Learn the PIPJ release little finger – Partial anterior teno-arthrolysis (PATA) surgical technique with step by step instructions on OrthOracle. Our e-learning platform contains high resolution images and a certified CME of the PIPJ release little finger – Partial anterior teno-arthrolysis (PATA) surgical procedure.
This is a step by step operative instruction for the volar release of the proximal inter-phalangeal joint (PIPJ) using the partial anterior teno-arthrolysis (PATA) method.
The total anterior teno-artholysis (TATA) for combined distal inter-phalangeal joint (DIPJ) and PIPJ contracture releases was first described by Mr P. Saffar, a French surgeon from the Institue de la main in Paris in 1978. The PATA is a similar procedure used for release of the PIPJ alone.
The procedure can be used in a number of pathologies including PIPJ trauma, volar plate injury, Dupuytren’s contracture, spasticity and post-operative contracture or post chronic regional pain syndrome contracture.
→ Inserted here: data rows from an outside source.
__device__ __forceinline__ int run7point_group(const float *ms1, const float *ms2, double *fmatrix, SevenPointWork &wk, int l, bool exact) {
  double *a = wk.a, *f1 = wk.f1, *f2 = wk.f2;
  int *colperm = wk.colperm;
  auto group_sync = [] {
    __builtin_amdgcn_fence(__ATOMIC_RELEASE, "wavefront");
    __builtin_amdgcn_wave_barrier();
    __builtin_amdgcn_fence(__ATOMIC_ACQUIRE, "wavefront");
  };
  if (l < 7) {
    double x0 = ms1[2 * l], y0 = ms1[2 * l + 1], x1 = ms2[2 * l], y1 = ms2[2 * l + 1];
    double *row = a + l * 9;
    row[0] = x1 * x0, row[1] = x1 * y0, row[2] = x1, row[3] = y1 * x0, row[4] = y1 * y0, row[5] = y1, row[6] = x0,
    row[7] = y0, row[8] = 1;
  }
  if (l < 9) colperm[l] = l;
  group_sync();
  for (int k = 0; k < 7; k++) {
    double best = -1;
    int bpos = k * 9 + k;
#pragma unroll
    for (int q = 0; q < 4; q++) {
      const int e = l + 16 * q, i = e / 9, j = e - 9 * i;
      if (e < 63 && i >= k && j >= k) {
        const double v = fabs(a[e]);
        if (v > best) best = v, bpos = e;
      }
    }
#pragma unroll
    for (int m = 1; m < 16; m <<= 1) {
      const double ob = __shfl_xor(best, m, 16);
      const int op = __shfl_xor(bpos, m, 16);
      if (ob > best || (ob == best && op < bpos)) best = ob, bpos = op;
    }
    const int pr = bpos / 9, pc = bpos - 9 * pr;
    if (pr != k && l < 9) {
      const double t = a[k * 9 + l];
      a[k * 9 + l] = a[pr * 9 + l], a[pr * 9 + l] = t;
    }
    group_sync();
    if (pc != k) {
      if (l < 7) {
        const double t = a[l * 9 + k];
        a[l * 9 + k] = a[l * 9 + pc], a[l * 9 + pc] = t;
      }
      if (l == 15) {
        const int t = colperm[k];
        colperm[k] = colperm[pc], colperm[pc] = t;
      }
    }
    group_sync();
    const double d = a[k * 9 + k];
    group_sync();
    if (d == 0.0) continue;
    if (l < 9) a[k * 9 + l] /= d;
    group_sync();
    double fv[4], pv[4], av[4];
    int ev[4];
#pragma unroll
    for (int q = 0; q < 4; q++) {
      const int e = l + 16 * q, ii = e / 9, j = e - 9 * ii, i = ii < k ? ii : ii + 1;
      const bool on = e < 54;
      ev[q] = on ? i * 9 + j : -1;
      fv[q] = on ? a[i * 9 + k] : 0.0, pv[q] = on ? a[k * 9 + j] : 0.0, av[q] = on ? a[i * 9 + j] : 0.0;
    }
    group_sync();
#pragma unroll
    for (int q = 0; q < 4; q++)
      if (ev[q] >= 0 && fv[q] != 0.0) a[ev[q]] = av[q] - fv[q] * pv[q];
    group_sync();
  }
  if (l < 9) {
#pragma unroll
    for (int q = 0; q < 2; q++) {
      double *out = q == 0 ? f1 : f2;
      const double vj = l < 7 ? -a[l * 9 + 7 + q] : (l - 7 == q ? 1.0 : 0.0);
      out[colperm[l]] = vj;
    }
  }
  group_sync();
  if (l < 9) f1[l] -= f2[l];
  group_sync();
  int n = 0;
  if (l == 0) {
    double c[4], r[3];
    double t0 = f2[4] * f2[8] - f2[5] * f2[7], t1 = f2[3] * f2[8] - f2[5] * f2[6], t2 = f2[3] * f2[7] - f2[4] * f2[6];
    c[3] = f2[0] * t0 - f2[1] * t1 + f2[2] * t2;
    c[2] = f1[0] * t0 - f1[1] * t1 + f1[2] * t2 - f1[3] * (f2[1] * f2[8] - f2[2] * f2[7]) +
           f1[4] * (f2[0] * f2[8] - f2[2] * f2[6]) - f1[5] * (f2[0] * f2[7] - f2[1] * f2[6]) +
           f1[6] * (f2[1] * f2[5] - f2[2] * f2[4]) - f1[7] * (f2[0] * f2[5] - f2[2] * f2[3]) +
           f1[8] * (f2[0] * f2[4] - f2[1] * f2[3]);
    t0 = f1[4] * f1[8] - f1[5] * f1[7], t1 = f1[3] * f1[8] - f1[5] * f1[6], t2 = f1[3] * f1[7] - f1[4] * f1[6];
    c[1] = f2[0] * t0 - f2[1] * t1 + f2[2] * t2 - f2[3] * (f1[1] * f1[8] - f1[2] * f1[7]) +
           f2[4] * (f1[0] * f1[8] - f1[2] * f1[6]) - f2[5] * (f1[0] * f1[7] - f1[1] * f1[6]) +
           f2[6] * (f1[1] * f1[5] - f1[2] * f1[4]) - f2[7] * (f1[0] * f1[5] - f1[2] * f1[3]) +
           f2[8] * (f1[0] * f1[4] - f1[1] * f1[3]);
    c[0] = f1[0] * t0 - f1[1] * t1 + f1[2] * t2;
    n = solve_cubic_dev(c, r, exact);
    if (n >= 1 && n <= 3)
      for (int k = 0; k < n; k++, fmatrix += 9) {
// ... 1035 lines not shown
      }
    }
    __syncthreads();
    if (tid < SH) {
      if (ox == 0) {
        const uint32_t d1 = raw[tid][1];
        raw[tid][0] = ((d1 >> 16) & 0xffu) << 16 | ((d1 >> 8) & 0xffu) << 24;
      }
      const int lr = ndw - dw0;
      if (lr >= 1 && lr < kPd4Dw) {
        const uint32_t dl = raw[tid][lr - 1];
        raw[tid][lr] = ((dl >> 16) & 0xffu) | ((dl >> 8) & 0xffu) << 8;
      }
    }
    __syncthreads();
    for (int e = tid; e < (SH / 2) * kPdW; e += 256) {
      const int p = e / kPdW, lx = e - p * kPdW;
      const int b = 2 * lx + 2, dwi = b >> 2, sh = (b & 3) * 8;
      auto hrow = [&](int ly) {
        const uint32_t lo = raw[ly][dwi], hi = raw[ly][dwi + 1];
        return __builtin_amdgcn_udot4(__builtin_amdgcn_alignbit(hi, lo, sh), 0x04060401u, __builtin_amdgcn_ubfe(hi, sh, 8), false);
      };
      hsum[p][lx] = hrow(2 * p) | hrow(2 * p + 1) << 16;
    }
    __syncthreads();
    {
      const int ly = tid >> 4, lx = (tid & 15) * 4;
      const int x = ox + lx, y = oy + ly;
      if (x < dcols && y < drows) {
        uint32_t out = 0;
        const lk_us2 w14 = {1, 4}, w64 = {6, 4};
#pragma unroll
        for (int i = 0; i < 4; i++) {
          lk_us2 p0, p1;
          __builtin_memcpy(&p0, &hsum[ly][lx + i], 4), __builtin_memcpy(&p1, &hsum[ly + 1][lx + i], 4);
          const uint32_t v = __builtin_amdgcn_udot2(p0, w14, __builtin_amdgcn_udot2(p1, w64, hsum[ly + 2][lx + i] & 0xffffu, false), false);
          out |= ((v + 128) >> 8) << (8 * i);
        }
        *reinterpret_cast<uint32_t *>(dst + (size_t)y * dcols + x) = out;
      }
    }
    if (!more) break;
#pragma unroll
    for (int i = 0; i < NE; i++) cur[i] = nxt[i];
  }
}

As long as the articular surface of the joint is thought to be sound then this method may be applicable.
As with all surgeries of the PIPJ the release is likely to get the joint fully straight intra-operatively however, due to a combination of post-operative scarring and a poorly functioning extensor mechanism after prolonged stretching and dysfunction, the release often results in around a 50% improvement of deformity once the patient has fully recovered.
Following surgery the patient is placed in a volar plaster for a week and then a night extension splint and hand therapy following that. The splint maintains the extension while the finger is healing but also allows the extensor to tighten up to improve function. Final results are likely to present at 3-6months.
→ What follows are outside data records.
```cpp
void Lbvh::sort_and_tree(hipStream_t stream) {
  OWLMI_HIP(hipcub::DeviceRadixSort::SortPairs(sort_tmp_, sort_tmp_bytes_, codes_, codes_alt_, order_,
                                              order_alt_, (int)n_, 0, 64, stream));
  if (n_ > 1) {
    hipLaunchKernelGGL(karras_kernel, dim3(blocks_for(n_ - 1)), dim3(kBlock), 0, stream, codes_alt_, n_,
                       nodes_, split_owner_);
    OWLMI_HIP(hipGetLastError());
  }
}

// ... 158 lines not shown
```

owlraytracing_amd/csrc/trueknn.hip:

```cpp
#include "knn_thresholds.h"
#include "lane_walk.h"
#include "trueknn_engine.h"

#include <algorithm>
#include <cfloat>
#include <cmath>
#include <cstdlib>
#include <cstring>

namespace owlmi {

namespace {

constexpr int kLaneBlock = 256;

struct LaneRoundArgs {
  LbvhView bvh;
  LbvhView halo;
  int level;
  int32_t *out_level;
  float radius;
  int k;
  uint8_t *done;
  uint8_t *tie;
// ... 345 lines not shown
  boundary_valid_ = false;
  ids_given_ = d_ids != nullptr;
  if (n > state_cap_) {
    state_cap_ = 0;
    if (done_) (void)hipFree(done_);
    if (isect_sorted_) (void)hipFree(isect_sorted_);
    if (next_level_) (void)hipFree(next_level_);
    if (tie_) (void)hipFree(tie_);
    if (boundary_) (void)hipFree(boundary_);
    boundary_ = nullptr;
    tie_ = nullptr;
    done_ = nullptr;
    isect_sorted_ = nullptr;
    next_level_ = nullptr;
    try {
      OWLMI_HIP(hipMalloc((void **)&done_, (size_t)n));
      OWLMI_HIP(hipMalloc((void **)&isect_sorted_, (size_t)n * sizeof(int64_t)));
      OWLMI_HIP(hipMalloc((void **)&next_level_, (size_t)n * sizeof(int32_t)));
      OWLMI_HIP(hipMalloc((void **)&tie_, ((size_t)n + 3) & ~(size_t)3));
      OWLMI_HIP(hipMalloc((void **)&boundary_, (size_t)n));
    } catch (...) {
      bvh_.clear();
      throw;
    }
    state_cap_ = n;
  }
  try {
    bvh_.build_from_points(d_xyz, n, s, d_ids, d_batch, batch_bits);
  } catch (...) {
    bvh_.clear();
    throw;
  }
  OWLMI_HIP(hipEventRecord(ev_b_, s));
  OWLMI_HIP(hipMemcpyAsync(scene_, bvh_.scene_device(), 6 * sizeof(float), hipMemcpyDeviceToHost, s));
  OWLMI_HIP(hipStreamSynchronize(s));
  OWLMI_HIP(hipEventSynchronize(ev_b_));
  if (info) {
    float ms = 0;
    OWLMI_HIP(hipEventElapsedTime(&ms, ev_a_, ev_b_));
    info->build_ms = ms;
    info->device_bytes = (int64_t)bvh_.device_bytes();
    info->n = (int32_t)n;
  }
}

double Engine::expected_box_population(float radius) const {
  double measure = 1.0;
  int dims = 0;
  for (int a = 0; a < 3; a++) {
    const double e = (double)scene_[3 + a] - (double)scene_[a];
    if (e > 0) {
      measure *= e;
      dims++;
    }
  }
  if (dims == 0 || !(measure > 0)) return (double)bvh_.size();
  return (double)bvh_.size() / measure * std::pow(2.0 * (double)radius, dims);
}
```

Compared to a joint arthrodesis, this technique and other joint release procedures, aims to maintain flexion at the PIPJ. A well positioned arthrodesis will allow the flexed finger out of the palm, which can itself be quite debilitating. The resulting lack of active flexion however, particularly in the case of the gripping fingers, little and ring, results in their main function of a tight grip being lost.

P Saffar, J P Rengeval. Total Anterior Tenoarthrolysis. Treatment of the Bent Fingers. Ann. Chir. Nov 1978;32(9):579-82.


Indications
This procedure is best indicated to treat a painless fixed PIPJ contracture of a soft tissue nature with normal PIPJ bone and cartilage and active flexion and extension within the limited range. This can be following a soft tissue injury such as a PIPJ volar plate avulsion or after skin contracture for burns, Dupuytren’s or after neurological insults (CVA).
Symptoms
Limited function due to fixed flexion deformity of a finger at the PIPJ. This method may also be used for a soft tissue distal inter-phalangeal joint (DIPJ) contracture or combined contractures (a total anterior ten-arthrolysis – TATA).
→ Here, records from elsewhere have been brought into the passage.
@@ -147,8 +151,8 @@
           hipLaunchKernelGGL(rs_rowscan, dim3(256), dim3(256), 0, ctx->stream, ctx->hist.as<uint32_t>(), nblk,
                              ctx->totals.as<uint32_t>()); }
         { KernelTimer t(ctx, k_scat, n);
-          hipLaunchKernelGGL((rs_scatter<KeyT, false, ValT>), dim3(nblk), dim3(RS_THREADS), 0, ctx->stream, kin, vin, kout, vout, n,
-                             shift, ctx->hist.as<uint32_t>(), ctx->totals.as<uint32_t>(), nblk); }
+          hipLaunchKernelGGL((first_iota ? rs_scatter<KeyT, false, ValT, true> : rs_scatter<KeyT, false, ValT, false>), dim3(nblk), dim3(RS_THREADS), 0, ctx->stream,
+                             kin, vin, kout, vout, n, shift, ctx->hist.as<uint32_t>(), ctx->totals.as<uint32_t>(), nblk); }
         std::swap(kin, kout); std::swap(vin, vout);
     }
     HIPCHK(ctx, hipGetLastError());
diff --git a/mauvealigner_amd/csrc/radix_sort.hpp b/mauvealigner_amd/csrc/radix_sort.hpp
--- a/mauvealigner_amd/csrc/radix_sort.hpp
+++ b/mauvealigner_amd/csrc/radix_sort.hpp
@@ -7,8 +7,8 @@
 
 template <typename KeyT, typename ValT = uint32_t>
 int sort_pairs(mauve_ctx *ctx, uint32_t n, int key_bits, KeyT **keys_io, ValT **vals_io, KeyT *keys_alt, ValT *vals_alt, bool have_hist0,
-               int timer_id = -1, int shift_lo = 0);
-#define RS_SORT_PAIRS(KeyT, ValT) template int sort_pairs<KeyT, ValT>(mauve_ctx *, uint32_t, int, KeyT **, ValT **, KeyT *, ValT *, bool, int, int)
+               int timer_id = -1, int shift_lo = 0, bool iota = false);
+#define RS_SORT_PAIRS(KeyT, ValT) template int sort_pairs<KeyT, ValT>(mauve_ctx *, uint32_t, int, KeyT **, ValT **, KeyT *, ValT *, bool, int, int, bool)
 extern RS_SORT_PAIRS(uint32_t, uint32_t);
 extern RS_SORT_PAIRS(uint32_t, uint64_t);
 extern RS_SORT_PAIRS(uint64_t, uint32_t);
diff --git a/mauvealigner_amd/csrc/seed_pass.hip b/mauvealigner_amd/csrc/seed_pass.hip
--- a/mauvealigner_amd/csrc/seed_pass.hip
+++ b/mauvealigner_amd/csrc/seed_pass.hip
@@ -46,10 +46,12 @@
                                                         const uint32_t *__restrict__ seg, uint32_t nseg,
                                                         uint32_t *__restrict__ hist, uint32_t nblk,
                                                         const uint64_t *__restrict__ vmask, int hist_shift,
-                                                        const uint64_t *__restrict__ cmask)
+                                                        const uint64_t *__restrict__ cmask, uint32_t *__restrict__ sbits)
 {
     __shared__ uint32_t h[256];
+    __shared__ uint32_t sb[4096 / 32];
     h[threadIdx.x] = 0;
+    if (threadIdx.x < 4096 / 32) sb[threadIdx.x] = 0;
     __syncthreads();
     const uint32_t base = blockIdx.x * 4096u;
 #pragma unroll 2
@@ -97,13 +99,15 @@
                 if ((vmask || cmask) && window_blocked(vmask ? vmask + tab.mask_off[g] : nullptr, cmask ? cmask + tab.mask_off[g] : nullptr, p, sh.span)) key[j] = ~0ULL;
             }
         }
+        if (sbits) atomicOr(&sb[(gp0 - base) >> 5], (sf[0] | sf[1] << 1 | sf[2] << 2 | sf[3] << 3) << ((gp0 - base) & 31u));
         if (gp0 + 3 < P) {
             if (sizeof(KeyT) == 4) *reinterpret_cast<uint4 *>(keys + gp0) = make_uint4((uint32_t)key[0], (uint32_t)key[1], (uint32_t)key[2], (uint32_t)key[3]);
             else {
                 reinterpret_cast<ulonglong2 *>(keys + gp0)[0] = make_ulonglong2(key[0], key[1]);
                 reinterpret_cast<ulonglong2 *>(keys + gp0)[1] = make_ulonglong2(key[2], key[3]);
             }
-            if constexpr (sizeof(ValT) == 4)
+            if (sbits) {}
+            else if constexpr (sizeof(ValT) == 4)
                 *reinterpret_cast<uint4 *>(vals + gp0) = make_uint4(gp0 | (sf[0] << 31), (gp0 + 1) | (sf[1] << 31), (gp0 + 2) | (sf[2] << 31), (gp0 + 3) | (sf[3] << 31));
             else {
                 reinterpret_cast<ulonglong2 *>(vals + gp0)[0] = make_ulonglong2(win_make<ValT>(gp0, sf[0]), win_make<ValT>(gp0 + 1, sf[1]));
@@ -113,13 +117,15 @@
             for (int j = 0; j < 4; j++) atomicAdd(&h[(uint32_t)((KeyT)key[j] >> hist_shift) & 255u], 1u);
         } else {
             for (int j = 0; j < 4 && gp0 + j < P; j++) {
-                keys[gp0 + j] = (KeyT)key[j]; vals[gp0 + j] = win_make<ValT>(gp0 + j, sf[j]);
+                keys[gp0 + j] = (KeyT)key[j];
+                if (!sbits) vals[gp0 + j] = win_make<ValT>(gp0 + j, sf[j]);
                 atomicAdd(&h[(uint32_t)((KeyT)key[j] >> hist_shift) & 255u], 1u);
             }
         }
     }
     __syncthreads();
     hist[threadIdx.x * nblk + blockIdx.x] = h[threadIdx.x];
+    if (sbits && threadIdx.x < 4096 / 32) sbits[(size_t)blockIdx.x * (4096 / 32) + threadIdx.x] = sb[threadIdx.x];
 }
 
 __device__ __forceinline__ bool window_valid(uint32_t gp, uint32_t P, const GenomeTab &tab, int span, const uint64_t *__restrict__ vmask,
@@ -363,6 +369,17 @@
         tpos[(size_t)ap * tab.nseq + g] = hit_word(v[r], tab.gpos_off[g]);
         if ((mm[r] & (0u - mm[r])) == gbit[r]) tmask[ap] = mm[r];
     }
+}
+
+__global__ void __launch_bounds__(256) pass_clear(uint32_t *__restrict__ t, uint32_t n, uint32_t *__restrict__ counters)
+{
+    if (blockIdx.x == 0 && threadIdx.x < 16) counters[threadIdx.x] = 0;
+    const uint32_t head = (uint32_t)((reinterpret_cast<uintptr_t>(t) >> 2) & 3u);
+    const uint64_t w = ((uint64_t)blockIdx.x * 256u + threadIdx.x) * 4u;
+    if (w >= (uint64_t)head + n) return;
+    uint32_t *line = t - head + w;
+    if (w >= head && w + 4 <= (uint64_t)head + n) *reinterpret_cast<uint4 *>(line) = make_uint4(0u, 0u, 0u, 0u);
+    else for (uint32_t j = 0; j < 4; j++) if (w + j >= head && w + j < (uint64_t)head + n) line[j] = 0;
 }
 
 constexpr int TJ_SLOTS = 16384;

The flexed or contracted position of the finger can be very inconvenient. Patients complain of fingers remaining caught around door handles, poking themselves in the eye when washing their face, making hand shaking and glove wearing difficult and interfering with work to a lesser or greater extent depending on occupation.
Examination
The examination should measure the angle of deformity with a goniometer both active and passive, flexion and extension.
The active ability of the flexors and extensors should be assessed as they need to be competent for a successful outcome. If the tendons are not functional then the result will be poor, particularly in the case of extensor tendons which can be stretched if the contracture is long standing and the tendon attenuated. If the flexors are poor then a PIPJ fusion may be advised as the main advantage of the release over fusion is maintained joint flexion.
The neuro-vascular status of the finger needs to be assessed and an Allen’s test of the finger is useful where previous surgery has been performed. A digital Allen’s test is performed by gripping the finger over its length, effectively exsanguinating it with one hand, and using the other to press over the radial and ulnar digital arteries. The gripping hand is removed and then one finger over the radial digital artery is removed and the finger observed for pinking up. The test is repeated releasing the ulnar digital artery this time. If both arteries are intact then the finger will pink when each single vessel is released while the other is still occlude. If not it shows the released vessel is non-functional.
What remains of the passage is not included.